Mortgage lenders rely heavily on applicant credit scores, but unfortunately, some mortgage lenders are circulating misleading or incorrect information involving the role of your credit score in the application process.  If you have plans of purchasing a house, make sure you are armed with the correct information that will improve your potential for a mortgage at the best rates.

Myth #1: Closing Accounts Will Help Your Credit Score

If your mortgage broker tells you to close your accounts in order to help your credit score, run away and find a new mortgage broker!  Closing accounts actually does not improve your score, and it may actually hurt it.  The reason this is so confusing is that it is true that having too many open accounts hurts your credit score.  So it seems to make sense that closing some of the accounts should only serve to improve your score!  Unfortunately, when you open the accounts- that is when the damage begins.  Closing a few accounts can make it worse.

Why?

Your credit score will take into account the difference between how much money you have available to you and how much you actually use.  In other words, what is the balance of the money you owe on all of your accounts in comparison to the amount you would owe if you maxed out all of your credit?  When you close accounts, the amount of money you have available to you is smaller, and your balances will look much larger in relation to what you have available to you- and this is why your score will be lower when you start closing accounts.

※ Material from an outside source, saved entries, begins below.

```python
def lib() -> C.CDLL:
    global _lib
    if _lib is not None:
        return _lib
    if not os.path.exists(LIB_PATH):
        raise FileNotFoundError(
            f"{LIB_PATH} is missing: run __graft_entry__.build() (there is no CPU fallback)")
    if os.environ.get("CSIM_PRELOAD_TORCH", "1") != "0":
        try:
            import torch
        except Exception:
            pass
    L = C.CDLL(LIB_PATH, mode=C.RTLD_GLOBAL)
    dp, ip, vp = C.POINTER(C.c_double), C.POINTER(C.c_int), C.c_void_p
    d, i = C.c_double, C.c_int
    sig = {
        "csim_last_error": (C.c_char_p, []),
        "csim_abi_version": (i, []),
        "csim_device_count": (i, [ip]),
        "csim_set_device": (i, [i]),
        "csim_device_name": (i, [C.c_char_p, C.c_size_t]),
        "csim_safe_dt": (d, [d] * 5),
        "csim_decomp_init": (i, [i, i, i, i, C.POINTER(Decomp)]),
        "csim_exchange_plan": (i, [C.POINTER(Decomp), i, C.POINTER(Msg), ip, C.POINTER(Msg), ip]),
        "csim_field_create": (i, [i, i, i, d, d, C.POINTER(vp)]),
        "csim_field_destroy": (i, [vp]),
        "csim_field_upload": (i, [vp, dp]),
        "csim_field_download": (i, [vp, dp]),
        "csim_field_download_interior": (i, [vp, dp]),
        "csim_field_fill": (i, [vp, d]),
        "csim_field_copy": (i, [vp, vp]),
        "csim_field_swap": (i, [vp, vp]),
        "csim_field_minmax": (i, [vp, dp]),
        "csim_field_sum": (i, [vp, dp]),
        "csim_field_linf_diff": (i, [vp, vp, dp]),
        "csim_apply_boundary": (i, [vp, ip, ip, d]),
        "csim_diffusion_step": (i, [vp, vp, d, d]),
        "csim_advection_step": (i, [vp, vp, d, d, d]),
        "csim_fused_step": (i, [vp, vp, d, d, d, d]),
        "csim_stepper_create": (i, [C.POINTER(Decomp), d, d, ip, d, C.POINTER(vp)]),
        "csim_stepper_destroy": (i, [vp]),
        "csim_comm_unique_id": (i, [vp, C.c_size_t]),
        "csim_stepper_comm_init": (i, [vp, vp, C.c_size_t]),
        "csim_stepper_upload": (i, [vp, dp]),
        "csim_stepper_download": (i, [vp, dp]),
# ... 65 lines not shown
        "csim_obs_network_observe": (i, [vp, i, C.c_ulonglong, C.c_uint, i]),
        "csim_obs_noise": (i, [C.c_ulonglong, C.c_uint, C.c_uint, dp]),
        "csim_ensemble_assimilate_network": (i, [vp, vp, d, i, i]),
        "csim_obs_network_fetch": (i, [vp, dp, dp, dp, dp, dp, dp]),
        "csim_obs_network_log": (i, [vp, i, C.POINTER(CsimObsCycle), ip]),
        "csim_obs_network_log_reset": (i, [vp]),
        "csim_obs_network_create_linear": (i, [vp, i, ip, ip, ip, ip, ip, dp, dp, d, i, i, C.POINTER(vp)]),
        "csim_obs_network_taps": (i, [vp, ip]),
        "csim_obs_linear_check": (i, [i, i, i, i, i, ip, ip, ip, ip, ip, dp]),
        "csim_obs_taps_bilinear": (i, [i, i, d, d, ip, ip, ip, ip, dp]),
        "csim_obs_taps_box": (i, [i, i, i, i, i, i, ip, ip, ip, dp]),
        "csim_obs_network_set_active": (i, [vp, C.POINTER(C.c_ubyte)]),
        "csim_ensemble_assimilate_screened": (i, [vp, vp, d, i, i, d]),
        "csim_obs_network_screen_log": (i, [vp, i, C.POINTER(CsimObsScreenCycle), ip]),
        "csim_obs_network_status": (i, [vp, C.POINTER(C.c_ubyte)]),
        "csim_obs_screen_decide": (i, [d, d, d, d, d, i, ip]),
        "csim_ensemble_set_option": (i, [vp, C.c_char_p, C.c_long]),
        "csim_ensemble_get_option": (i, [vp, C.c_char_p, C.POINTER(C.c_long)]),
        "csim_ensemble_plan": (i, [i, i, i, i, ip]),
        "csim_ensemble_sign_class": (i, [d, d, d, d, d, d, i, ip]),
        "csim_ensemble_classes": (i, [i, ip, ip]),
    }
    for name, (res, args) in sig.items():
        fn = getattr(L, name)
        fn.restype = res
        fn.argtypes = args
    _lib = L
    return L


def declared_symbols():
    import re
    txt = open(HEADER).read()
    return sorted(set(re.findall(r"\b(csim_[a-z0-9_]+)\s*\(", txt)))


def _ck(rc):
    if rc != 0:
        raise CsimError(rc, lib().csim_last_error().decode())


def _dp(a):
    assert a.dtype == np.float64 and a.flags["C_CONTIGUOUS"]
    return a.ctypes.data_as(C.POINTER(C.c_double))


# ... 11 lines not shown
def bc_codes(code: str):
    m = {"d": DIRICHLET, "n": NEUMANN, "p": PERIODIC}
    return [m[c] for c in code.lower()]


def device_count() -> int:
    n = C.c_int(0)
    _ck(lib().csim_device_count(C.byref(n)))
    return n.value


def set_device(dev: int) -> None:
    _ck(lib().csim_set_device(dev))


def device_name() -> str:
    buf = C.create_string_buffer(256)
    _ck(lib().csim_device_name(buf, 256))
    return buf.value.decode()


def safe_dt(dx, dy, vx, vy, D) -> float:
    return lib().csim_safe_dt(dx, dy, vx, vy, D)


def decomp_init(size, rank, nx_global, ny_global) -> Decomp:
    d = Decomp()
    _ck(lib().csim_decomp_init(size, rank, nx_global, ny_global, C.byref(d)))
    return d


def exchange_plan(dec: Decomp, depth: int):
    sends, recvs = (Msg * 8)(), (Msg * 8)()
    ns, nr = C.c_int(0), C.c_int(0)
    _ck(lib().csim_exchange_plan(C.byref(dec), depth, sends, C.byref(ns), recvs, C.byref(nr)))
    return ([(m.peer, m.dir, m.count) for m in sends[:ns.value]],
            [(m.peer, m.dir, m.count) for m in recvs[:nr.value]])


def pass_schedule(nsteps: int, smallest_tile: int = 1 << 30, fuse: int = -1, tile_cells: int = 0, diffusion_only: bool = False):
    n = C.c_long(0)
    args = (nsteps, min(smallest_tile, 1 << 30), tile_cells, fuse, int(diffusion_only))
    _ck(lib().csim_pass_schedule_for(*args, None, 0, C.byref(n)))
    buf = (C.c_int * max(1, n.value))()
    _ck(lib().csim_pass_schedule_for(*args, buf, n.value, C.byref(n)))
    return list(buf[:n.value])
# ... 776 lines not shown
```

### climate-sim-mpi-cpp_amd/csrc/api.cpp

```cpp
#include "stepper.hpp"

namespace csim {

static thread_local std::string g_err;
int fail(int code, const std::string& msg) {
    g_err = msg;
    return code;
}
static bool pow2(double x) {
    if (!(x > 0.0) || !std::isnormal(x)) return false;
    int e = 0;
    return std::frexp(x, &e) == 0.5 && std::isnormal(1.0 / x);
}

Phys make_phys(double dx, double dy, double D, double dt, double vx, double vy, bool contract) {
    Phys p;
    p.kdiff = dt * D;
    p.mdt = -dt;
    p.vx = vx;
    p.vy = vy;
    p.dx = dx;
    p.dy = dy;
    p.dx2 = dx * dx;
    p.dy2 = dy * dy;
// ... 4 lines not shown
    if (dx == 1.0 && dy == 1.0)
        p.div_mode = 0;
    else if (pow2(dx) && pow2(dy) && pow2(p.dx2) && pow2(p.dy2))
        p.div_mode = 1;
    else
        p.div_mode = 2;
    {
        const long double kx = static_cast<long double>(dt) * D / (static_cast<long double>(dx) * dx);
        const long double ky = static_cast<long double>(dt) * D / (static_cast<long double>(dy) * dy);
        const long double cx = static_cast<long double>(dt) * vx / dx, cy = static_cast<long double>(dt) * vy / dy;
        const long double acx = cx < 0 ? -cx : cx, acy = cy < 0 ? -cy : cy;
        p.a0 = static_cast<double>(1.0L - 2.0L * kx - 2.0L * ky - acx - acy);
        p.aW = static_cast<double>(kx + (vx >= 0.0 ? acx : 0.0L));
        p.aE = static_cast<double>(kx + (vx >= 0.0 ? 0.0L : acx));
        p.aS = static_cast<double>(ky + (vy >= 0.0 ? acy : 0.0L));
        p.aN = static_cast<double>(ky + (vy >= 0.0 ? 0.0L : acy));
    }
    {
        const double g = (1.0 + 4.0 * std::fabs(p.kdiff) * (1.0 / p.dx2 + 1.0 / p.dy2) +
                          2.0 * std::fabs(p.mdt) * (std::fabs(vx) / std::fabs(dx) + std::fabs(vy) / std::fabs(dy))) * (1.0 + 1e-9);
        const double thr = std::ldexp(1.0, 1022) / std::pow(g, MAX_FUSE);
        p.fast_thr = (std::isfinite(g) && thr >= std::ldexp(1.0, 900)) ? thr : 0.0;
    }
    if (contract) p.div_mode = 3;
    return p;
}

int finish_partials(const double* scratch_dev, int nblocks, int kind, double out[2],
                           hipStream_t st) {
    std::vector<double> h(2 * REDUCE_BLOCKS);
    CSIM_HIP(hipMemcpyAsync(h.data(), scratch_dev, sizeof(double) * 2 * REDUCE_BLOCKS,
                            hipMemcpyDeviceToHost, st));
    CSIM_HIP(hipStreamSynchronize(st));
    double r0 = h[0], r1 = h[REDUCE_BLOCKS];
    for (int k = 1; k < nblocks; ++k) {
        if (kind == 0) {
            r0 = std::fmin(r0, h[k]);
            r1 = std::fmax(r1, h[REDUCE_BLOCKS + k]);
        } else if (kind == 1) {
            r0 += h[k];
        } else {
            r0 = max_nan(r0, h[k]);
        }
    }
    out[0] = r0;
    out[1] = r1;
// ... 51 lines not shown

const char* csim_last_error(void) { return g_err.c_str(); }

int csim_abi_version(void) { return CSIM_ABI_VERSION; }

int csim_device_count(int* count) {
    CSIM_REQUIRE(count, "count is null");
    CSIM_HIP(hipGetDeviceCount(count));
    return CSIM_OK;
}

int csim_set_device(int device) {
    CSIM_HIP(hipSetDevice(device));
    return CSIM_OK;
}

int csim_device_name(char* buf, size_t n) {
    CSIM_REQUIRE(buf && n > 0, "bad buffer");
    int dev = 0;
    CSIM_HIP(hipGetDevice(&dev));
    hipDeviceProp_t prop;
    CSIM_HIP(hipGetDeviceProperties(&prop, dev));
    std::snprintf(buf, n, "%s", prop.gcnArchName);
    return CSIM_OK;
}

double csim_safe_dt(double dx, double dy, double vx, double vy, double D) {
    const double inf = std::numeric_limits<double>::infinity();
    const double ax = std::fabs(vx), ay = std::fabs(vy);
    const double rate = (ax > 0 ? ax / dx : 0.0) + (ay > 0 ? ay / dy : 0.0);
    const double dt_adv = rate > 0 ? 1.0 / rate : inf;
    const double w = 1.0 / (dx * dx) + 1.0 / (dy * dy);
    const double dt_diff = D > 0 ? 1.0 / (2.0 * D * w) : inf;
    return std::min(dt_adv, dt_diff);
}
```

Myth #2: Checking Your Credit Score Hurts Your Credit

Obtaining a copy of your credit report containing your credit score does not count against you or affect your credit score.  In fact, you are entitled to one free copy of your credit report annually- as it helps you make sure information is being reported accurately, and gives individuals opportunity to correct any errors that may be on their report.

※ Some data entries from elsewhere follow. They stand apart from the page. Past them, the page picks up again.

# ayotoasset/AdditiveCausalExpansion

Measured on AMD Instinct MI355X. Metric: log-marg-lik+grad evals/sec at n=16384,d=20; Cholesky GF/s vs MFMA peak, higher is better.
Workload: dtype f64; 1 GPU; C2: n=16384, d=20, Matern32, ns basis B=10, fp64; one para_update (kernel assembly + SPD inverse/log-det + all P gradients + RMSE/evidence + Nadam step) per step; n=16384, p=20, B=10, kernel=Matern32, parallelism=single

## Files before the change

### additivecausalexpansion_amd/__init__.py

```python
from ._lib import AceError, Context, default_context, lib
from .native import (
    DMat, Adam_cpp, Nadam_cpp, Nesterov_cpp, coef_contract, grad_Matern_cpp, grad_SE_cpp,
    invkernel_cpp, kernmat_Matern32_cpp, kernmat_Matern32_symmetric_cpp, kernmat_SE_cpp,
    kernmat_SE_symmetric_cpp, mu_solution_cpp, ncs_basis, ncs_basis_deriv, norm_clip_cpp,
    normalize_test, normalize_train, pred_cpp, pred_marginal_cpp, robust_levels, stats_cpp,
    zero_pattern_order)
from .model import (
    BatchModel, DeviceModel, KernelClass_Matern32_R6, KernelClass_SE_R6, comm_unique_id, optAdam,
    optNadam, optNesterov, set_optimizer)
from .r6 import R6KernelMatern32, R6KernelSE
from .train import (
    AceFit, ace_train, ace_train_batch, coef_posterior, linear_spline, ns_spline, predict_ace,
    response_surface, robust_treatment, set_basis, set_initial_parameters, square_spline)
```

### additivecausalexpansion_amd/_lib.py

```python
from __future__ import annotations

import ctypes
import os
import threading

import numpy as np

_HERE = os.path.dirname(os.path.abspath(__file__))
LIB_PATH = os.environ.get("ACE_LIB_PATH") or os.path.join(_HERE, "libace_hip.so")

ACE_KERNEL_SE = 0
ACE_KERNEL_MATERN32 = 1
KIND = {"SE": ACE_KERNEL_SE, "Matern32": ACE_KERNEL_MATERN32}

_D = ctypes.POINTER(ctypes.c_double)
_I64 = ctypes.c_int64
_I32 = ctypes.POINTER(ctypes.c_int32)
_vp = ctypes.c_void_p

SIGNATURES = {
    "ace_abi_version": (ctypes.c_int, []),
    "ace_create": (ctypes.c_int, [ctypes.c_int, ctypes.POINTER(_vp)]),
    "ace_destroy": (None, [_vp]),
    "ace_last_error": (ctypes.c_char_p, [_vp]),
# ... 37 lines not shown
                                             ctypes.c_double, _vp, _vp, _vp, ctypes.c_double,
                                             ctypes.c_double, ctypes.c_double, ctypes.c_int, _D,
                                             _D, _D, _D]),
    "ace_nesterov": (ctypes.c_int, [_I64, ctypes.c_double, ctypes.c_double, _D, _D, _D]),
    "ace_nadam": (ctypes.c_int, [_I64, ctypes.c_double, ctypes.c_double, ctypes.c_double,
                                 ctypes.c_double, ctypes.c_double, _D, _D, _D, _D]),
    "ace_adam": (ctypes.c_int, [_I64, ctypes.c_double, ctypes.c_double, ctypes.c_double,
                                ctypes.c_double, ctypes.c_double, _D, _D, _D, _D]),
    "ace_norm_clip": (None, [ctypes.c_int, _I64, _D, ctypes.c_double]),
    "ace_ncs_basis": (ctypes.c_int, [_I64, _D, _I64, _D, _D, ctypes.POINTER(_I64)]),
    "ace_ncs_basis_deriv": (ctypes.c_int, [_I64, _D, _I64, _D, _D, ctypes.POINTER(_I64)]),
    "ace_normalize_train": (ctypes.c_int, [_I64, ctypes.c_int, ctypes.c_int, _D, _D, _D, _D]),
    "ace_normalize_test": (ctypes.c_int, [_I64, ctypes.c_int, ctypes.c_int, _D, _D, _D, _I64]),
    "ace_zero_pattern_order": (ctypes.c_int, [_I64, ctypes.c_int, _D, ctypes.POINTER(_I64),
                                              ctypes.POINTER(ctypes.c_uint32), _I32]),
    "ace_model_create": (ctypes.c_int, [_vp, ctypes.c_int, _I64, ctypes.c_int, ctypes.c_int,
                                        ctypes.POINTER(_vp)]),
    "ace_model_destroy": (None, [_vp]),
    "ace_model_set_data": (ctypes.c_int, [_vp, _D, _D, _D, ctypes.c_double]),
    "ace_model_para_update": (ctypes.c_int, [_vp, ctypes.c_int, _D, _D, _D, _D]),
    "ace_model_train_stats": (ctypes.c_int, [_vp, _D, _D]),
    "ace_model_get_inverse": (ctypes.c_int, [_vp, _D]),
    "ace_model_apply_inverse": (ctypes.c_int, [_vp, _I64, _D, _D]),
    "ace_model_predict": (ctypes.c_int, [_vp, _D, _I64, _D, _D, ctypes.c_double, ctypes.c_double,
                                         _D, _D, _D]),
    "ace_model_predict_marginal": (ctypes.c_int, [_vp, _D, _I64, _D, _D, _D, ctypes.c_double,
                                                  ctypes.c_double, ctypes.c_int, _D, _D, _D,
                                                  _D]),
    "ace_model_predict_marginal_groups": (ctypes.c_int, [_vp, _D, _I64, _D, _D, ctypes.c_double,
                                                         ctypes.c_double, ctypes.c_int, _I32, _D,
# ... 144 lines not shown
```

### additivecausalexpansion_amd/csrc/ace_api.cpp

```cpp
#include <hip/hip_runtime.h>
#include <hip/hip_ext.h>

#include <algorithm>
#include <chrono>
#include <cmath>
#include <cstdio>
#include <cstring>
#include <limits>
#include <string>
#include <thread>
#include <vector>

#include "../../include/ace_hip.h"

#include "ace_common.h"
#include "ace_internal.h"
#include "ace_model.h"

using namespace ace;

std::string g_create_err;

namespace {
double sync_timeout_s() {
// ... 430 lines not shown
  return v;
}
static bool asm_fill_on() {
  static const bool v = env_int("ACE_ASM_FILL", 1) != 0;
  return v;
}

struct AsmFill {
  int kind, PM, B, ZS, slots;
  PairSide ps;
  int64_t npad, naug;
  TabView tv;
  double sig;
  double *A;
  int *queue;
};

static hipError_t asm_fill(void *arg, hipStream_t st) {
  const AsmFill *f = (const AsmFill *)arg;
  return launch_assembly_persist(f->kind, f->PM, f->ps, f->npad, f->B, f->ZS, f->tv, f->sig, f->A,
                                 f->naug, st, f->queue, 0, f->slots);
}

void assemble_and_sweep(ace_ctx *ctx, SweepWork &w, const Shape &s, const PairSide &ps,
                        const TabView &tv, double sig, const double *y, int64_t n,
                        const SweepTiming *tmg, hipEvent_t *ev_asm) {
  hipStream_t st = ctx->stream;
  const int steps = (int)(w.npad / NB);
  SweepSync sy = w.sync(ctx);
  const int R = asm_persist_reserve();
  const bool persist = R > 0 && sy.side && sy.nev >= 5 * steps + 6 && pairs_use_mm(s.PM, false) &&
                       mm_lds_ok(s.PM, s.B, s.kind, false);
  ck(ctx, launch_aug_init(w.A.d(), w.naug, w.npad, n, y, st, 1, 0, w.flag.i(), 1,
                          persist ? w.aq.i() : nullptr, persist ? 2 + 64 : 0),
     "aug init");
  if (ev_asm) ck(ctx, hipEventRecord(ev_asm[0], st), "event");
  ck(ctx, launch_assembly(0, s.kind, s.PM, ps, ps, w.npad, s.B, s.ZS, tv, sig, w.A.d(), w.naug,
                          nullptr, st, nullptr, 0, 1, 1),
     "assembly (first panel)");
  if (sy.side && sy.nev >= 2 * steps + 1) {
    ck(ctx, hipEventRecord(sy.ev[2 * steps], st), "event");
    sy.ready_recorded = true;
  }
  AsmFill fill;
  if (persist && sy.ready_recorded) {
    ck(ctx, launch_assembly_persist(s.kind, s.PM, ps, w.npad, s.B, s.ZS, tv, sig, w.A.d(), w.naug,
                                    st, w.aq.i(), R),
       "assembly (persistent)");
    const int tail = asm_tail_mode();
    if (tail == 0) {
      sy.tail_after = sy.ev[5 * steps + 5];
      ck(ctx, hipEventRecord(sy.tail_after, st), "event");
    }
    sy.tail_split = tail == 2;
    const int per = asm_fill_on() ? assembly_persist_per_cu(s.kind, s.PM, s.B) : 0;
    if (per > 0) {
      fill = AsmFill{s.kind, s.PM, s.B, s.ZS, 32 * R * per, ps, w.npad, w.naug, tv, sig, w.A.d(), w.aq.i()};
      sy.fill = asm_fill;
      sy.fill_arg = &fill;
    }
  } else {
    ck(ctx, launch_assembly(0, s.kind, s.PM, ps, ps, w.npad, s.B, s.ZS, tv, sig, w.A.d(), w.naug,
                            nullptr, st, nullptr, 0, 1, 2),
       "assembly");
  }
  if (ev_asm) ck(ctx, hipEventRecord(ev_asm[1], st), "event");
  ck(ctx, run_sweep(w.bufs(), st, &sy, tmg), "sweep");
}
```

What does hurt your credit score is having numerous inquiries by credit card and loan lenders- as it shows you are somewhat desperate and looking for financing from any company willing to give it to you!

When you are mortgage shopping- a good tip is to do it in a short period of time.

Why?

The FICO score treats a series of inquiries made within a 45 day period as a single inquiry.  The FICO score will actually ignore inquiries made within 30 days of the score being computed, so if you want to check what rates you could get on a mortgage from 6 different lenders- do it in the same month and it will not affect your credit score much since it will only be counted as a single inquiry!  In most cases, a single inquiry takes about 5 points off a person's credit score.

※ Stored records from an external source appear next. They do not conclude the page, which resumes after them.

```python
@_scoped
class NewmarkIntegrator:

    def __init__(self, A: SellMatrix, mass, fixed_mask, dt, beta=0.25, gamma=0.5, damping=(0.0, 0.0), tol=1e-8,
                 rtol=None, max_iter=1000, schedule=None, predictor=False, chunk=32):
        self.c = newmark_constants(dt, beta, gamma, damping)
        self.form, mass = A._mass_form("NewmarkIntegrator", mass)
        if rtol is not None and not float(rtol) > 0.0:
            raise ValueError(f"NewmarkIntegrator: rtol must be > 0, got {rtol}")
        self.lib = C.lib()
        self.A, self.mass, self.device = A, mass, A.device
        self.tol, self.rtol, self.max_iter, self.chunk = float(tol), rtol, int(max_iter), int(chunk)
        self.predictor = bool(predictor)
        self.events = None
        dev, n = A.device, A.n
        self._mv = A._mass_values(self.form, mass)
        self._kv, self._la = A._held_values()
        self.Keff = A.scaled_add_mass(mass, self.c["cK"], self.c["cM"])
        fixed_mask = fixed_mask.to(device=dev, dtype=torch.uint8).contiguous().view(-1)
        if fixed_mask.numel() != n:
            raise ValueError(f"NewmarkIntegrator: fixed_mask must hold {n} values, got {fixed_mask.numel()}")
        self.fixed_mask = fixed_mask
        self.w = self.Keff.jacobi(fixed_mask)
        self.free = self.w != 0
        z = lambda *s: torch.zeros(s, dtype=F64, device=dev)
        self.b, self.x, self.u, self.v, self.a, self.Y = z(n), z(n), z(n), z(n), z(n), z(n, 2)
        self._coef = (ctypes.c_double * 12)(*self.c["coef"])
        self.t, self.step_no = 0.0, 0
        self.h = ctypes.c_void_p()
        K = self.Keff
        self.schedule = _schedule(False, schedule, K.bs)
        plain = self.schedule == SCHED_FUSED
        self._stream = C.stream(dev)
        C.check(self.lib.fem_pcg_create(K.g.n_nodes, K.bs, C.ptr(K.g.slice_ptr), C.ptr(K.g.cols),
                                        K.solver_vals_ptr(plain), C.ptr(self.b), C.ptr(self.x), C.ptr(self.w),
                                        C.MODE_PCG, self.tol, 1e-30, None, 0, self._stream, ctypes.byref(self.h)),
                "fem_pcg_create")
        C.check(self.lib.fem_pcg_set_schedule(self.h, self.schedule), "fem_pcg_set_schedule")
        C.check(self.lib.fem_pcg_set_entries(self.h, K.g.sell_entries), "fem_pcg_set_entries")
        K.attach_cols16(self.h)
        K.attach_layout(self.h, plain)

    def _vec(self, x, what):
        if x is None:
            return torch.zeros(self.A.n, dtype=F64, device=self.device)
        x = x.to(device=self.device, dtype=F64).reshape(-1)
        if x.numel() != self.A.n:
            raise ValueError(f"NewmarkIntegrator: {what} must hold {self.A.n} values, got {x.numel()}")
        return x

    def _mass_times(self, x):
        if self.form == C.MASS_DIAG:
            return self._mv * x
        bs, N = self.A.bs, self.A.g.n_nodes
        return self.mass.matvec_multi(x.view(N, bs).contiguous()).reshape(-1)

    def start(self, u0=None, v0=None, f0=None):
        A, c, free = self.A, self.c, self.free
        u0, v0, f0 = self._vec(u0, "u0") * free, self._vec(v0, "v0") * free, self._vec(f0, "f0")
        r = f0 - A.matvec(u0 + c["beta_r"] * v0)
        if c["alpha"] != 0.0:
            r = r - c["alpha"] * self._mass_times(v0)
        r = r * free
        if self.form == C.MASS_DIAG:
            a0 = torch.where(free, r / self._mv, torch.zeros_like(r))
        else:
            bs, N = A.bs, A.g.n_nodes
            fm = self.fixed_mask.view(N, bs)
            if bs > 1 and bool((fm != fm[:, :1]).any()):
                raise ValueError("NewmarkIntegrator: with the SELL mass a node is fixed in all its components or none")
            wm = self.mass.jacobi(fm[:, 0].contiguous())
            R = r.view(N, bs).contiguous()
            nrm = torch.sqrt((R * (wm[:, None] * R)).sum(0)).cpu()
            a0 = torch.zeros_like(R)
            nz = [j for j in range(bs) if float(nrm[j]) > 0.0]
            if nz:
                res = self.mass.pcg_multi(R[:, nz].contiguous(), None, w=wm, mode=C.MODE_PCG,
                                          tol=[1e-12 * float(nrm[j]) for j in nz], max_iter=10000)
                if any(s != C.PCG_CONVERGED for s in res.status):
                    raise C.FemError(f"NewmarkIntegrator: the mass solve for a_0 stopped with status {res.status}")
                a0[:, nz] = res.x
            a0 = a0.reshape(-1) * free
        self.u.copy_(u0)
        self.v.copy_(v0)
# ... 134 lines not shown
```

Myth #3: Credit Counseling Affects Score Like Bankruptcy

This couldn't be further from the truth!  The creators of the FICO scoring system, Fair Isaac Corporation, compiled statistics that shows people who obtain credit counseling do not default on their debts more than a person who is not receiving credit counseling.  The FICO formula currently used to obtain a credit score does not make any reference or adjustment for credit counseling.

If the credit counseling program you're involved with allows you to make smaller payments to your lenders, your current lenders might actually report you as late to the credit reporting agencies- which will affect your credit score negatively.  It is not the actual reference to credit counseling that hurts you, it's the fact that individuals often make smaller payments to their creditors when part of a counseling program that causes the decrease in credit score.